▸ **What you need to do**
The whole of the data is to be returned without a single change.

▸ **Data excerpts**
****************
class LstmGroup(torch.autograd.Function):

    @staticmethod
    def forward(ctx, x, reverse_mask, P, width, train, ragged, frames, *params):
        lib = _lib()
        T, B, D = x.shape
        w_ih, w_hh, b_ih, b_hh = params[0::4], params[1::4], params[2::4], params[3::4]
        H = w_hh[0].shape[1]
        x2 = x.reshape(T * B, D)
        pord = [p for p in range(P) if not (reverse_mask >> p) & 1] + [p for p in range(P) if (reverse_mask >> p) & 1]
        nf = sum(1 for p in range(P) if not (reverse_mask >> p) & 1)
        kmask = sum(1 << q for q in range(nf, P))
        bperm, _ = _stacked_perm(H, P, x.device)
        w_in = torch.cat([w_ih[p] for p in pord], 0).index_select(0, bperm)
        bias = (torch.cat([b_ih[p] for p in pord]) + torch.cat([b_hh[p] for p in pord])).index_select(0, bperm)
        rows = None
        if ragged is not None and ragged.rows is not None and 0 < nf and G.enabled() and G.fused_rows_available() \
                and ragged.T == T and ragged.rows.shape[0] >= 4096 and D >= 32:
            rows = ragged.rows
        seq_base, gates_buf = None, None
        if frames is not None and G.enabled():
            table, seq_base = frames
            gx = G.linear_fwd(table, w_in, bias)
            gates_buf = torch.empty(T * B, P * 4 * H, dtype=x.dtype, device=x.device) if train else None
        elif rows is not None:
            gx = torch.empty(T * B, P * 4 * H, dtype=x.dtype, device=x.device)
            nfc = nf * 4 * H
            G.gemm(x2, w_in[:nfc], True, True, bias=bias[:nfc], a_rows=rows, c_rows=rows, out=gx[:, :nfc])
            if nf < P:
                G.gemm(x2, w_in[nfc:], True, True, bias=bias[nfc:], out=gx[:, nfc:])
        elif G.enabled():
            gx = G.linear_fwd(x2, w_in, bias)
        else:
            gx = torch.addmm(bias, x2, w_in.t())
        w_hh_all = torch.stack([w_hh[p].contiguous() for p in pord], 0)
        n_out, W = P // width, width * H
        h_buf = torch.empty(n_out, T + 2, B, W, dtype=x.dtype, device=x.device)
        h_buf[:, 0].zero_()
        h_buf[:, T + 1].zero_()
        cells = torch.empty(P, T, B, H, dtype=x.dtype, device=x.device) if train else None
        base, esz = h_buf.data_ptr(), h_buf.element_size()
        ptrs = _slabs([base + esz * (((p // width) * (T + 2) + 1) * B * W + (p % width) * H) for p in pord])
        order, steps = (ragged.order, ragged.steps) if ragged is not None else (None, None)
        leave = int(rows is not None and train)
        gates = gates_buf if seq_base is not None else (gx if train else None)
        d = _desc(T, B, H, P, kmask, w_hh_all, gates_x=gx, h_out=ptrs, ld_h=W, gates_save=gates, cells_save=cells, seq_base=seq_base,
                  seq_order=order, seq_steps=steps, leave_skipped=leave)
        L.check(lib.egp_lstm_fwd_f32(d, _s()), "egp_lstm_fwd_f32")
        outs = tuple(h_buf[i, 1:T + 1] for i in range(n_out))
        if train:
            ctx.save_for_backward(x2, w_in, w_hh_all, h_buf, gates, cells)
            ctx.meta = (T, B, D, H, P, width, reverse_mask)
            ctx.ragged, ctx.rows, ctx.pord, ctx.nf, ctx.kmask, ctx.leave = ragged, rows, pord, nf, kmask, leave
        return outs

    @staticmethod
    def backward(ctx, *douts):
        lib = _lib()
        x2, w_in, w_hh_all, h_buf, gates, cells = ctx.saved_tensors
        T, B, D, H, P, width, reverse_mask = ctx.meta
        W = width * H
        _, inv = _gate_perm(H, x2.device)
        douts = [d.contiguous() if d is not None else h_buf.new_zeros(T, B, W) for d in douts]
        ragged, rows, pord, nf, kmask = ctx.ragged, ctx.rows, ctx.pord, ctx.nf, ctx.kmask
        esz = h_buf.element_size()
        ptrs = _slabs([douts[p // width].data_ptr() + esz * (p % width) * H for p in pord])
        dpre = torch.empty(T * B, P * 4 * H, dtype=x2.dtype, device=x2.device)
        db_rows = torch.empty(P, B, 4 * H, dtype=x2.dtype, device=x2.device)
        order, steps = (ragged.order, ragged.steps) if ragged is not None else (None, None)
        leave = int(bool(ctx.leave) and not ctx.needs_input_grad[0])
        d = _desc(T, B, H, P, kmask, w_hh_all, gates_save=gates, cells_save=cells, dh_out=ptrs, ld_dh=W, d_pre=dpre,
                  d_bias=db_rows, d_bias_rows=1, seq_order=order, seq_steps=steps, leave_skipped=leave)
        L.check(lib.egp_lstm_bwd_f32(d, _s()), "egp_lstm_bwd_f32")
        db = db_rows.sum(1)
        d3 = dpre.view(T, B, P * 4 * H)
        use_g = G.enabled()
        nfc = nf * 4 * H
        if rows is not None:
            n_rows = rows.shape[0]
            parts = [G.gemm(dpre[:, :nfc], x2, False, False, splits=G.pick_splits(nfc, D, n_rows), a_krows=rows, b_krows=rows)]
            if nf < P:
                parts.append(G.linear_wgrad(dpre[:, nfc:], x2, want_bias=False))
            dw_ih_all = torch.cat(parts, 0)
        elif use_g:
            dw_ih_all = G.linear_wgrad(dpre, x2, want_bias=False)
        else:
            dw_ih_all = torch.bmm(d3.transpose(1, 2), x2.view(T, B, D)).sum(0)
        grads = [None] * (4 * P)
        _, binv = _stacked_perm(H, P, x2.device)
        dw_ih_t = dw_ih_all.index_select(0, binv)
        db_t = db.reshape(-1).index_select(0, binv).view(P, 4 * H)
        for q, p in enumerate(pord):
            rev = (kmask >> q) & 1
            slab = h_buf[p // width, 2:] if rev else h_buf[p // width, :T]
            h_prev = slab[:, :, (p % width) * H:(p % width + 1) * H]
            if use_g:
                dq, hq = dpre[:, q * 4 * H:(q + 1) * 4 * H], slab.reshape(T * B, W)[:, (p % width) * H:(p % width + 1) * H]
                if rows is not None and not rev:
                    dw_hh = G.gemm(dq, hq, False, False, splits=G.pick_splits(4 * H, H, rows.shape[0]), a_krows=rows, b_krows=rows).index_select(0, inv)
                else:
                    dw_hh = G.linear_wgrad(dq, hq, want_bias=False).index_select(0, inv)
            else:
                dw_hh = torch.bmm(d3[:, :, q * 4 * H:(q + 1) * 4 * H].transpose(1, 2), h_prev).sum(0).index_select(0, inv)
            dw_ih = dw_ih_t[q * 4 * H:(q + 1) * 4 * H]
            d_b = db_t[q]
            grads[4 * p:4 * p + 4] = [dw_ih, dw_hh, d_b, d_b]
        d_x = dpre.mm(w_in).view(T, B, D) if ctx.needs_input_grad[0] else None
        return (d_x, None, None, None, None, None, None, *grads)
****************
▸ **Reply**
class LstmGroup(torch.autograd.Function):

    @staticmethod
    def forward(ctx, x, reverse_mask, P, width, train, ragged, frames, *params):
        lib = _lib()
        T, B, D = x.shape
        w_ih, w_hh, b_ih, b_hh = params[0::4], params[1::4], params[2::4], params[3::4]
        H = w_hh[0].shape[1]
        x2 = x.reshape(T * B, D)
        pord = [p for p in range(P) if not (reverse_mask >> p) & 1] + [p for p in range(P) if (reverse_mask >> p) & 1]
        nf = sum(1 for p in range(P) if not (reverse_mask >> p) & 1)
        kmask = sum(1 << q for q in range(nf, P))
        bperm, _ = _stacked_perm(H, P, x.device)
        w_in = torch.cat([w_ih[p] for p in pord], 0).index_select(0, bperm)
        bias = (torch.cat([b_ih[p] for p in pord]) + torch.cat([b_hh[p] for p in pord])).index_select(0, bperm)
        rows = None
        if ragged is not None and ragged.rows is not None and 0 < nf and G.enabled() and G.fused_rows_available() \
                and ragged.T == T and ragged.rows.shape[0] >= 4096 and D >= 32:
            rows = ragged.rows
        seq_base, gates_buf = None, None
        if frames is not None and G.enabled():
            table, seq_base = frames
            gx = G.linear_fwd(table, w_in, bias)
            gates_buf = torch.empty(T * B, P * 4 * H, dtype=x.dtype, device=x.device) if train else None
        elif rows is not None:
            gx = torch.empty(T * B, P * 4 * H, dtype=x.dtype, device=x.device)
            nfc = nf * 4 * H
            G.gemm(x2, w_in[:nfc], True, True, bias=bias[:nfc], a_rows=rows, c_rows=rows, out=gx[:, :nfc])
            if nf < P:
                G.gemm(x2, w_in[nfc:], True, True, bias=bias[nfc:], out=gx[:, nfc:])
        elif G.enabled():
            gx = G.linear_fwd(x2, w_in, bias)
        else:
            gx = torch.addmm(bias, x2, w_in.t())
        w_hh_all = torch.stack([w_hh[p].contiguous() for p in pord], 0)
        n_out, W = P // width, width * H
        h_buf = torch.empty(n_out, T + 2, B, W, dtype=x.dtype, device=x.device)
        h_buf[:, 0].zero_()
        h_buf[:, T + 1].zero_()
        cells = torch.empty(P, T, B, H, dtype=x.dtype, device=x.device) if train else None
        base, esz = h_buf.data_ptr(), h_buf.element_size()
        ptrs = _slabs([base + esz * (((p // width) * (T + 2) + 1) * B * W + (p % width) * H) for p in pord])
        order, steps = (ragged.order, ragged.steps) if ragged is not None else (None, None)
        leave = int(rows is not None and train)
        gates = gates_buf if seq_base is not None else (gx if train else None)
        d = _desc(T, B, H, P, kmask, w_hh_all, gates_x=gx, h_out=ptrs, ld_h=W, gates_save=gates, cells_save=cells, seq_base=seq_base,
                  seq_order=order, seq_steps=steps, leave_skipped=leave)
        L.check(lib.egp_lstm_fwd_f32(d, _s()), "egp_lstm_fwd_f32")
        outs = tuple(h_buf[i, 1:T + 1] for i in range(n_out))
        if train:
            ctx.save_for_backward(x2, w_in, w_hh_all, h_buf, gates, cells)
            ctx.meta = (T, B, D, H, P, width, reverse_mask)
            ctx.ragged, ctx.rows, ctx.pord, ctx.nf, ctx.kmask, ctx.leave = ragged, rows, pord, nf, kmask, leave
        return outs

    @staticmethod
    def backward(ctx, *douts):
        lib = _lib()
        x2, w_in, w_hh_all, h_buf, gates, cells = ctx.saved_tensors
        T, B, D, H, P, width, reverse_mask = ctx.meta
        W = width * H
        _, inv = _gate_perm(H, x2.device)
        douts = [d.contiguous() if d is not None else h_buf.new_zeros(T, B, W) for d in douts]
        ragged, rows, pord, nf, kmask = ctx.ragged, ctx.rows, ctx.pord, ctx.nf, ctx.kmask
        esz = h_buf.element_size()
        ptrs = _slabs([douts[p // width].data_ptr() + esz * (p % width) * H for p in pord])
        dpre = torch.empty(T * B, P * 4 * H, dtype=x2.dtype, device=x2.device)
        db_rows = torch.empty(P, B, 4 * H, dtype=x2.dtype, device=x2.device)
        order, steps = (ragged.order, ragged.steps) if ragged is not None else (None, None)
        leave = int(bool(ctx.leave) and not ctx.needs_input_grad[0])
        d = _desc(T, B, H, P, kmask, w_hh_all, gates_save=gates, cells_save=cells, dh_out=ptrs, ld_dh=W, d_pre=dpre,
                  d_bias=db_rows, d_bias_rows=1, seq_order=order, seq_steps=steps, leave_skipped=leave)
        L.check(lib.egp_lstm_bwd_f32(d, _s()), "egp_lstm_bwd_f32")
        db = db_rows.sum(1)
        d3 = dpre.view(T, B, P * 4 * H)
        use_g = G.enabled()
        nfc = nf * 4 * H
        if rows is not None:
            n_rows = rows.shape[0]
            parts = [G.gemm(dpre[:, :nfc], x2, False, False, splits=G.pick_splits(nfc, D, n_rows), a_krows=rows, b_krows=rows)]
            if nf < P:
                parts.append(G.linear_wgrad(dpre[:, nfc:], x2, want_bias=False))
            dw_ih_all = torch.cat(parts, 0)
        elif use_g:
            dw_ih_all = G.linear_wgrad(dpre, x2, want_bias=False)
        else:
            dw_ih_all = torch.bmm(d3.transpose(1, 2), x2.view(T, B, D)).sum(0)
        grads = [None] * (4 * P)
        _, binv = _stacked_perm(H, P, x2.device)
        dw_ih_t = dw_ih_all.index_select(0, binv)
        db_t = db.reshape(-1).index_select(0, binv).view(P, 4 * H)
        for q, p in enumerate(pord):
            rev = (kmask >> q) & 1
            slab = h_buf[p // width, 2:] if rev else h_buf[p // width, :T]
            h_prev = slab[:, :, (p % width) * H:(p % width + 1) * H]
            if use_g:
                dq, hq = dpre[:, q * 4 * H:(q + 1) * 4 * H], slab.reshape(T * B, W)[:, (p % width) * H:(p % width + 1) * H]
                if rows is not None and not rev:
                    dw_hh = G.gemm(dq, hq, False, False, splits=G.pick_splits(4 * H, H, rows.shape[0]), a_krows=rows, b_krows=rows).index_select(0, inv)
                else:
                    dw_hh = G.linear_wgrad(dq, hq, want_bias=False).index_select(0, inv)
            else:
                dw_hh = torch.bmm(d3[:, :, q * 4 * H:(q + 1) * 4 * H].transpose(1, 2), h_prev).sum(0).index_select(0, inv)
            dw_ih = dw_ih_t[q * 4 * H:(q + 1) * 4 * H]
            d_b = db_t[q]
            grads[4 * p:4 * p + 4] = [dw_ih, dw_hh, d_b, d_b]
        d_x = dpre.mm(w_in).view(T, B, D) if ctx.needs_input_grad[0] else None
        return (d_x, None, None, None, None, None, None, *grads)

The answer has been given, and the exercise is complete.